The latest scandal came to light on the basis of a complaint by a travel agent who submitted detailed correspondence. He had arranged travel documents and the stay in Europe for the 11 Pakistani nationals who paid PKR 1.5 million each on the promise of getting jobs. On failing to get them, they sought asylum.

The newspaper quoted the travel agent/complainant, Tariq Javid Khan, who dated back his story to the time Husain was in the Czech Republic when he “made an offer to me to facilitate the issuance of visit, work and residency visas for Italy, the Czech Republic, Spain, Poland and South Korea. He also introduced me to the ambassadors of these countries in Pakistan.”

Reading through the complaint is like touring the world of human smuggling and the way it works.

Khan wrote to the government that he had a complete record of all payments made to Hussain in the form of bank receipts. Khan attached several of them as evidence, which has been seen by The News. In addition, Khan mentioned having videos/ voice/ text messages exchanged between him and Husain. The visas couldn’t be issued and Husain refused to return the money and allegedly threatened Khan of dire consequences in case the word went out. However, in the meanwhile, another opportunity arose.

Husain requisitioned a group of Qawwal from Pakistan in Prague. Khan said he arranged their tickets, accommodations and all other expenses there in Prague.

“Behind this show was an ulterior motive. A group of 10 Pakistanis also accompanied the cultural troupe. As many as Rs.1.5 million were collected from each of them with the promise that they would get work and residency permits in Prague, according to Khan’s complaint. Husain didn’t keep the promise and they were forced to seek asylum.

Khan then mentions Husain’s past behaviour that he came to know through his colleagues. He alleged that Husain was “a persona non-grata in several of the countries in his previous postings.” Khan has mentioned a few ambassadors who, he hopes, would give further credence to the charges he has levelled against Husain.

Please contact, his complaint reads, “the ambassador of Italy, the ambassador of the Czech Republic and the Ambassador of Spain “who will be happy to confirm Mr Hussain’s disorderly conduct and they will provide evidence regarding his continuous requests for the illegal issuances of visas.”

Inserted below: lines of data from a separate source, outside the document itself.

static int run_fast_scan(Batch& b, const Route& r) {
    cis_index* ix = b.ix;
    hipStream_t st = b.st;
    const int M = ix->m->M;
    const bool use3 = r.use3;
    const Scan3Geom& geom3 = r.geom3;
    const bool sort_items = ix->ncells <= 65536;
    const bool use5 = r.use5;
    const int G = use5 ? 8 : (use3 ? geom3.G : r.geom.G);
    int64_t CH = use3 ? ceil_div(ix->max_cell > 0 ? ix->max_cell : 1, (int64_t)r.seg_max) : 1;
    CH = CH < 1 ? 1 : (CH > 16 ? 16 : CH);
    Slots sl;
    CIS_TRY(build_slots(b, sort_items ? SLOTS_SORTED : SLOTS_IDENTITY, G, CH, r.seg_max, &sl));
    CIS_TRY(mark(b, 5));
    ix->last_scan_kernel = use5 ? 6 : (use3 ? (geom3.two_pass == 2 ? 4 : 3) : 2);
    const ScanArgs a = scan_args(b, sl);
    if (use5) {
        CIS_TRY(ix->w_s5.reserve(scan5_workspace_bytes(b.nq)));
        launch_scan5(M, geom3, a, ix->w_s5.p);
    } else if (use3) {
        Scan3Geom g3 = geom3;
        const float sat16 = getenv("CIS_S4_SAT") ? (float)atof(getenv("CIS_S4_SAT")) : 0.75f;
        if (M == 16 && g3.two_pass == 2) g3.sat = sat16;
        launch_scan3(M, g3, a);
        if (g3.sat > 0.f && ix->h_totals)
            CIS_CHECK_HIP(hipMemcpyAsync(&ix->h_totals[4], sl.qctr + 9, 2 * sizeof(int), hipMemcpyDeviceToHost, st));
    } else
        launch_scan2(M, r.geom, a);
    return CIS_OK;
}

template <int CAP, int MT, int NEMAX>
static void merge_survivors(const Batch& b, const Route& r) {
    cis_index* ix = b.ix;
    hipStream_t st = b.st;
    const int nq = b.nq, L = b.L, S = r.S, M = ix->m->M, K = ix->m->K;
    const SearchOut& out = b.out;
    const uint64_t* surv = ix->w_hits.as<uint64_t>();
    const int* hitn = ix->w_hitn.as<int>();
    const uint8_t* codes = ix->codes_ptr();
    const int64_t* ids = ix->ids_ptr();
    const float* slack = r.use3 ? ix->w_slack.as<float>() : (const float*)nullptr;
    hipLaunchKernelGGL((k_merge_survivors<CAP, MT, NEMAX>), dim3((unsigned)ceil_div(nq, 4)), dim3(256), (size_t)4 * CAP * 16, st,
                       surv, hitn, b.item_off, b.items, b.T, codes, ids, nq, M, K, L, S, out.hits, out.ids, out.dists,
                       out.n_found, out.cells, out.pos, b.plan, out.visited, slack);
}

template <int CAP>
static void merge_survivors_m(const Batch& b, const Route& r, bool many) {
    dispatch_int<4, 8, 16>(b.ix->m->M, [&](auto m) {
        dispatch_int<4, 8>(many ? 8 : 4, [&](auto ne) { merge_survivors<CAP, decltype(m)::value, decltype(ne)::value>(b, r); });
    });
}

template <int CAPM>
static void merge_items(const Batch& b, int S) {
    const SearchOut& out = b.out;
    hipLaunchKernelGGL(k_merge_items<CAPM>, dim3(b.nq), dim3(256), (size_t)CAPM * 24 + 16, b.st, b.ix->w_hits.as<cis_hit>(), b.ix->w_hitn.as<int>(), b.item_off, b.L, S,
                       out.hits, out.ids, out.dists, out.n_found, out.cells, out.pos);
}

static int run_scan_and_merge(Batch& b, const Route& r) {
    cis_index* ix = b.ix;
    hipStream_t st = b.st;
    const int M = ix->m->M, nq = b.nq, L = b.L, S = r.S;
    const int64_t n_items = b.n_items;
    const SearchOut& out = b.out;
    CIS_TRY(mark(b, 2));
    if (n_items > 0) {
        b.pr.has_scan = true;
        if (r.fast) {
            CIS_TRY(run_fast_scan(b, r));
        } else {
            CIS_TRY(mark(b, 5));
            ix->last_scan_kernel = 1;
            launch_scan_exact(M, scan_args(b, Slots{}), S, nullptr);
        }
        ix->stats[3] += 1;
    }
    CIS_TRY(mark(b, 3));
    if (r.fast) {
        const bool many = n_items > nq + nq / 4;
        if (L <= 128) merge_survivors_m<256>(b, r, many);
        else if (L <= 256) merge_survivors_m<512>(b, r, many);
        else if (L <= 440) merge_survivors_m<1024>(b, r, many);
        else merge_survivors_m<2048>(b, r, many);
    } else if (L <= 512) merge_items<1024>(b, S);
    else if (L <= 1024) merge_items<2048>(b, S);
    else merge_items<4096>(b, S);
    if (out.visited && !r.fast)
        hipLaunchKernelGGL(k_copy_visited, dim3((unsigned)ceil_div(nq, 256)), dim3(256), 0, st, b.plan, nq, out.visited);
    CIS_CHECK_HIP(hipGetLastError());
    CIS_TRY(mark(b, 4));
    if (ix->profiling) ix->prof.push_back(b.pr);
    return CIS_OK;
}
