static int pack_scene(fs_context* ctx, size_t count, size_t cap) {
    if (!ctx->d_tris48) {
        FS_HIP(ctx, hipMalloc((void**)&ctx->d_tris48, std::max<size_t>(cap, 1) * sizeof(Tri48)));
        FS_HIP(ctx, hipMalloc((void**)&ctx->d_tri_nrm, std::max<size_t>(cap, 1) * sizeof(float4)));
    }
    launch_pack_triangles(ctx->d_tris, (int)count, ctx->d_tris48, ctx->d_tri_nrm, ctx->stream);
    FS_HIP(ctx, hipGetLastError());
    return FS_OK;
}

static int refresh_coop_nodes(fs_context* ctx, bool topology_changed) {
    const size_t n = ctx->bvh.nodes.size();
    const int levels = (int)ctx->bvh.level_begin.size() - 1;
    ctx->coop_info = CoopInfo{};
    ctx->scene.coop_info = &ctx->coop_info;
    if (n == 0 || levels < 1 || levels > kMaxBuildLevels) return FS_OK;
    if (n > ctx->coop_cap) {
        if (ctx->d_coop) { FS_HIP(ctx, hipStreamSynchronize(ctx->stream)); (void)hipFree(ctx->d_coop); }
        ctx->d_coop = nullptr; ctx->coop_cap = 0;
// ... 22 lines not shown
    }
    launch_coop_nodes(ctx->d_nodes, (int)n, ctx->d_coop, ctx->stream);
    launch_coop16(ctx->d_coop, ctx->d_coop_levels, ctx->d_coop_levels + (kMaxBuildLevels + 2), ctx->coop_levels, ctx->coop16_nodes, ctx->d_coop16, ctx->stream);
    FS_HIP(ctx, hipGetLastError());
    ctx->coop_info.wide16 = CoopView{ctx->d_coop16, 0, ctx->coop16_nodes, 4, (int16_t)(15 * ((ctx->coop_levels + 1) / 2) + 1)};
    ctx->coop_info.wide4 = CoopView{ctx->d_coop, 0, (int32_t)n, 2, (int16_t)(std::max(ctx->bvh.stack_need, 2) + 4)};
    if (ctx->amax > kCoopMaxCoordinate) { ctx->coop_info.wide16.rec = nullptr; ctx->coop_info.wide4.rec = nullptr; }
    static const bool dbg_info = std::getenv("FS_DEBUG_SCENE_INFO") != nullptr;
    if (dbg_info)
        std::fprintf(stderr, "[frequensee] tree: %zu 4-wide nodes in %d levels -> %d 16-wide nodes\n", n, levels, ctx->coop16_nodes);
    return FS_OK;
}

The ambassador of the Czech Republic in Pakistan and the ambassador of Pakistan in the Czech Republic, according to Khan, made a formal complaint to the foreign office regarding Hussain’s deceptive conduct. “An investigation was carried out by the Foreign Office, however, Mr Husain was exonerated due to his batch-mates being the investigators of the case,” Khan wrote.

Incidentally, Khan is “doing the same” this time, The News observed, as Khan has since withdrawn his complaint in what seems a compromise and settlement, or even an attempt by the government to hush up the case.

The Ministry of Foreign Affairs ordered a fact-finding inquiry to determine the veracity of allegations levelled by Khan, he has withdrawn his complaint apparently in an out-of-office settlement with Husain. Whether the ministry will proceed further on this remains to be known, The News reported.

“Since the allegations are specific in nature and evidence has also been shared, it is yet to be seen what the ministry does. Ideally, it should hold an inquiry. The ministry can’t stop doing that on the whims of a complainant. Rather, he should also be investigated,” an official told The news.

Husain didn’t answer the questions sent by The News.